Since Michael Forsyth’s arrival as a Scottish Office minister in 1987, education had been under sustained attack, forcing the system on to the defensive. The Secretary of State’s latest campaign on comparative spending between Scotland and England did not show the Government was injecting more money into the system. “In ‘effective terms’, they are definitely not giving more money than ever before,” Mrs Gillespie stated.

She admitted more was spent in Scotland but insisted it was largely due to limits on class sizes and that average class sizes in secondary had risen as more pupils stayed on. The maximum of 20 in a practical class was significant. A secondary in England with 1,000 pupils was likely to have around 12 fewer teachers than its Scottish counterpart and classes south of the border had anything up to 40 pupils. It was little wonder there was a “national crisis every summer when they find out nobody is doing science”. In contrast, the most popular Highers, apart from English and mathematics, were physics, chemistry and biology. “Smaller classes do matter,” Mrs Gillespie said.
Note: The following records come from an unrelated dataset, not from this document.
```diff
diff --git a/polynomial_reduction_with_full_domain_decomposition_preconditioner_amd/host/domain.hpp b/polynomial_reduction_with_full_domain_decomposition_preconditioner_amd/host/domain.hpp
--- a/polynomial_reduction_with_full_domain_decomposition_preconditioner_amd/host/domain.hpp
+++ b/polynomial_reduction_with_full_domain_decomposition_preconditioner_amd/host/domain.hpp
@@ -121,6 +121,12 @@
         const double *pending_rhs_norm2 = nullptr;
         bool gamma_on_device = false;
         int gamma_slot = SLOT_GAMMA;
+        struct OwedSolutionUpdate
+        {
+            bool active = false;
+            const double *num = nullptr, *den = nullptr;
+        };
+        OwedSolutionUpdate owed_u;
     };
     FcgRun fcg;
 
@@ -437,6 +443,8 @@
     bool shared_residual_norm = true;
     bool early_gamma = true;
     bool fused_update_flexible_dot = true;
+    bool fused_residual_norm = true;
+    bool solution_in_direction_pass = true;
     bool unit_stitch_in_place = true;
     fdd::StiffnessFlags stiffness;
     DType tolerance = 1.0e-07;
@@ -886,6 +894,12 @@
         fdd::apply_gather(list, q.as<double>(), pn.as<double>(), point_node_dev.as<int>(), nullptr, num_local_nodes, stiffness);
     }
 
+    bool norm_is_slice_sum() const
+    {
+        const bool multi = fdd::comm().size > 1 and num_interface_slots > 0;
+        return not multi and norm_on_dof_slice and shared_residual_norm and use_preconditioner;
+    }
+
     const double *node_norm_enqueue(fdd::memory &rn, bool defer_exchange = false)
     {
         const int nn = num_local_nodes;
@@ -909,7 +923,7 @@
             return nullptr;
         }
         const double *known = nullptr;
-        if (norm_on_dof_slice and shared_residual_norm and use_preconditioner)
+        if (norm_is_slice_sum())
         {
             const double *self[1] = {rn.as<double>() + dof_shift};
             FDD_CALL(fdd_multi_weighted_inner_product_scaled(out, reduce_ws.as<double>(), self[0], self, nullptr, 1, nullptr, nodes_sub_dofs, fdd::dev().stream));
@@ -923,6 +937,16 @@
         norm_state.parts = 1;
         if (fdd::comm().size > 1) fdd::comm().allreduce_sum(out, norm_state.parts);
         return known;
+    }
+
+    const double *residual_update_and_norm_enqueue(fdd::memory &rn1, fdd::memory &rn, fdd::memory &qn, const double *num, const double *den)
+    {
+        const int nn = num_local_nodes;
+        double *out = scalars.as<double>() + SLOT_NORM;
+        fdd::ProfileScope prof("residual_update_norm_kernel", 24.0 * nn);
+        FDD_CALL(fdd_dom_residual_update_norm2_dev(out, reduce_ws.as<double>(), rn1.as<double>(), rn.as<double>(), qn.as<double>(), num, den, nn, dof_shift, nodes_sub_dofs, fdd::dev().stream));
+        norm_state.parts = 1;
+        return out;
     }
 
     void node_norm_finish()
@@ -1043,6 +1067,8 @@
         void *stream = fdd::dev().stream;
         DType values[2], r_norm;
 
+        fcg_flush_solution_update();
+
         fdd_timer().start("domain.operator_application");
         stiffness_from_nodes(q_k, np);
         gather_nodes(nq, q_k);
@@ -1061,10 +1087,25 @@
         if (device_scalars)
         {
             if (not(fcg.gamma_on_device and early_gamma)) fcg.gamma_slot = 0;
-            FDD_CALL(fdd_dom_solution_and_residual_update_dev(nu.as<double>(), nr1.as<double>(), nr.as<double>(), np.as<double>(), nq.as<double>(), scalars.as<double>() + fcg.gamma_slot, scalars.as<double>() + SLOT_PQ, nn, stream));
+            const double *a_num = scalars.as<double>() + fcg.gamma_slot, *a_den = scalars.as<double>() + SLOT_PQ;
+            const bool defer_u = solution_in_direction_pass and &fdd_dom_solution_direction_update_dev != nullptr;
+            const bool fuse_norm = fused_residual_norm and &fdd_dom_residual_update_norm2_dev != nullptr and norm_is_slice_sum();
+            if (not defer_u and not fuse_norm)
+                FDD_CALL(fdd_dom_solution_and_residual_update_dev(nu.as<double>(), nr1.as<double>(), nr.as<double>(), np.as<double>(), nq.as<double>(), a_num, a_den, nn, stream));
+            else
+            {
+                if (defer_u)
+                    fcg.owed_u = {true, a_num, a_den};
+                else
+                    FDD_CALL(fdd_xpby_ratio_dev(nu.as<double>(), nu.as<double>(), a_num, a_den, np.as<double>(), nn, stream));
+                if (fuse_norm)
+                    fcg.pending_rhs_norm2 = residual_update_and_norm_enqueue(nr1, nr, nq, a_num, a_den);
+                else
+                    FDD_CALL(fdd_xmay_ratio_dev(nr1.as<double>(), nr.as<double>(), a_num, a_den, nq.as<double>(), nn, stream));
+            }
             if (use_preconditioner and composite_precond)
-                FDD_CALL(fdd_xmay_ratio_dev(rp.as<double>(), rp.as<double>(), scalars.as<double>() + fcg.gamma_slot, scalars.as<double>() + SLOT_PQ, q_k.as<double>(), num_local_points, stream));
-            fcg.pending_rhs_norm2 = node_norm_enqueue(nr1, true);
+                FDD_CALL(fdd_xmay_ratio_dev(rp.as<double>(), rp.as<double>(), a_num, a_den, q_k.as<double>(), num_local_points, stream));
+            if (not fuse_norm) fcg.pending_rhs_norm2 = node_norm_enqueue(nr1, true);
             fcg.norm_pending = true;
             return std::numeric_limits<DType>::quiet_NaN();
         }
@@ -1129,7 +1170,7 @@
                         fdd::comm().allreduce_sum(scalars.as<double>() + next, 2);
                 }
                 norm_state.reduce_pending = false;
-                FDD_CALL(fdd_xpby_ratio_dev(np.as<double>(), nz.as<double>(), scalars.as<double>() + theta_at, scalars.as<double>() + fcg.gamma_slot, np.as<double>(), nn, fdd::dev().stream));
+                direction_update_dev(scalars.as<double>() + theta_at, scalars.as<double>() + fcg.gamma_slot);
                 fcg.gamma_slot = next;
             }
             else
@@ -1137,7 +1178,7 @@
                 FDD_CALL(fdd_dom_inner_product_flexible(scalars.as<double>() + SLOT_THETA, reduce_ws.as<double>(), nr.as<double>(), nr1.as<double>(), nz.as<double>(), nn, fdd::dev().stream));
                 if (fdd::comm().size > 1) fdd::comm().allreduce_sum(scalars.as<double>() + SLOT_THETA, norm_state.reduce_pending ? 3 : 1);
                 norm_state.reduce_pending = false;
-                FDD_CALL(fdd_xpby_ratio_dev(np.as<double>(), nz.as<double>(), scalars.as<double>() + SLOT_THETA, scalars.as<double>() + fcg.gamma_slot, np.as<double>(), nn, fdd::dev().stream));
+                direction_update_dev(scalars.as<double>() + SLOT_THETA, scalars.as<double>() + fcg.gamma_slot);
             }
             fcg.gamma_on_device = early_gamma;
             std::swap(nr, nr1);
@@ -1145,6 +1186,7 @@
         else
         {
             fcg.gamma_on_device = false;
+            fcg_flush_solution_update();
             FDD_CALL(fdd_dom_inner_product_flexible(scalars.as<double>(), reduce_ws.as<double>(), nr.as<double>(), nr1.as<double>(), nz.as<double>(), nn, fdd::dev().stream));
             fetch_scalars(&theta_k, 1);
             const DType beta_k = theta_k / fcg.gamma_k;
@@ -1159,9 +1201,30 @@
         fcg.iter++;
     }
 
+    void direction_update_dev(const double *b_num, const double *b_den)
+    {
+        const int nn = num_local_nodes;
+        if (fcg.owed_u.active)
+        {
+            fdd::ProfileScope prof("ew_kernel<SolutionDirectionDev>", 40.0 * nn);
+            FDD_CALL(fdd_dom_solution_direction_update_dev(nu.as<double>(), np.as<double>(), nz.as<double>(), fcg.owed_u.num, fcg.owed_u.den, b_num, b_den, nn, fdd::dev().stream));
+            fcg.owed_u.active = false;
+        }
+        else
+            FDD_CALL(fdd_xpby_ratio_dev(np.as<double>(), nz.as<double>(), b_num, b_den, np.as<double>(), nn, fdd::dev().stream));
+    }
+
+    void fcg_flush_solution_update()
+    {
+        if (not fcg.owed_u.active) return;
+        FDD_CALL(fdd_xpby_ratio_dev(nu.as<double>(), nu.as<double>(), fcg.owed_u.num, fcg.owed_u.den, np.as<double>(), num_local_nodes, fdd::dev().stream));
+        fcg.owed_u.active = false;
+    }
+
     void fcg_finish()
     {
         if (not fcg.nodes_active) return;
+        fcg_flush_solution_update();
         Q.multiply(fcg.u_pts, nu);
     }
 
@@ -1392,6 +1455,7 @@
 
         fdd_timer().start("domain.vector_operations");
         gather_nodes(nf, f);
+        fcg.owed_u.active = false;
         FDD_CALL(fdd_set_to_value(nu.as<double>(), 0.0, nn, 0, stream));
         nr.copyFrom(nf, (size_t)nn * sizeof(DType));
         if (points_too) VP[0].copyFrom(f, (size_t)num_local_points * sizeof(DType));
diff --git a/polynomial_reduction_with_full_domain_decomposition_preconditioner_amd/host/fdd_device.hpp b/polynomial_reduction_with_full_domain_decomposition_preconditioner_amd/host/fdd_device.hpp
--- a/polynomial_reduction_with_full_domain_decomposition_preconditioner_amd/host/fdd_device.hpp
+++ b/polynomial_reduction_with_full_domain_decomposition_preconditioner_amd/host/fdd_device.hpp
@@ -28,6 +28,8 @@
 #pragma weak fdd_amg_setup_lattice_coarse_points
 #pragma weak fdd_amg_setup_memory_info
 #pragma weak fdd_dom_lincomb_flexible_gamma
+#pragma weak fdd_dom_residual_update_norm2_dev
+#pragma weak fdd_dom_solution_direction_update_dev
 #pragma weak fdd_projection_dots
 #pragma weak fdd_projection_apply
 #pragma weak fdd_projection_store
diff --git a/polynomial_reduction_with_full_domain_decomposition_preconditioner_amd/host/fdd_host_capi.cpp b/polynomial_reduction_with_full_domain_decomposition_preconditioner_amd/host/fdd_host_capi.cpp
--- a/polynomial_reduction_with_full_domain_decomposition_preconditioner_amd/host/fdd_host_capi.cpp
+++ b/polynomial_reduction_with_full_domain_decomposition_preconditioner_amd/host/fdd_host_capi.cpp
@@ -958,6 +958,8 @@
         {"early_gamma", &D::early_gamma, nullptr},
         {"unit_stitch_in_place", &D::unit_stitch_in_place, nullptr},
         {"fused_update_flexible_dot", &D::fused_update_flexible_dot, nullptr},
+        {"fused_residual_norm", &D::fused_residual_norm, nullptr},
+        {"solution_in_direction_pass", &D::solution_in_direction_pass, nullptr},
         {"lazy_steps", &D::lazy_steps, nullptr},
         {"device_bookkeeping", &D::device_scalars, &S::device_bookkeeping},
         {"assembled_inner_solve", nullptr, &S::assembled_inner},
```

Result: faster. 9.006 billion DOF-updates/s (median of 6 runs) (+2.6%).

She called for an extensive programme of school closures, which too often had been met by “knee-jerk, hysterical reaction”.

May Ferries, EIS president and a Glasgow primary teacher, told members 300 jobs were likely to go in the city. Teachers on temporary contracts were likely casualties as the council sought to avoid compulsory redundancies. No temporary teacher had been given a permanent contract for 15 months.

In the main debate of the day, delegates voted by 35-34 to support a call for an immediate ballot on industrial action against local cuts, despite pleas from senior officer-bearers. Drew Morrice, the union’s local secretary, said staffing standards would be maintained despite cuts of #163;3 million to #163;4.5 million. North Lanarkshire had also assured negotiators there would be no compulsory redundancies.

But Maureen Watson, Cumbernauld High, said teachers on temporary contracts were likely to be “booted out unceremoniously”. Some schools had up to 40 per cent of staff on such contracts and action was needed to defend them.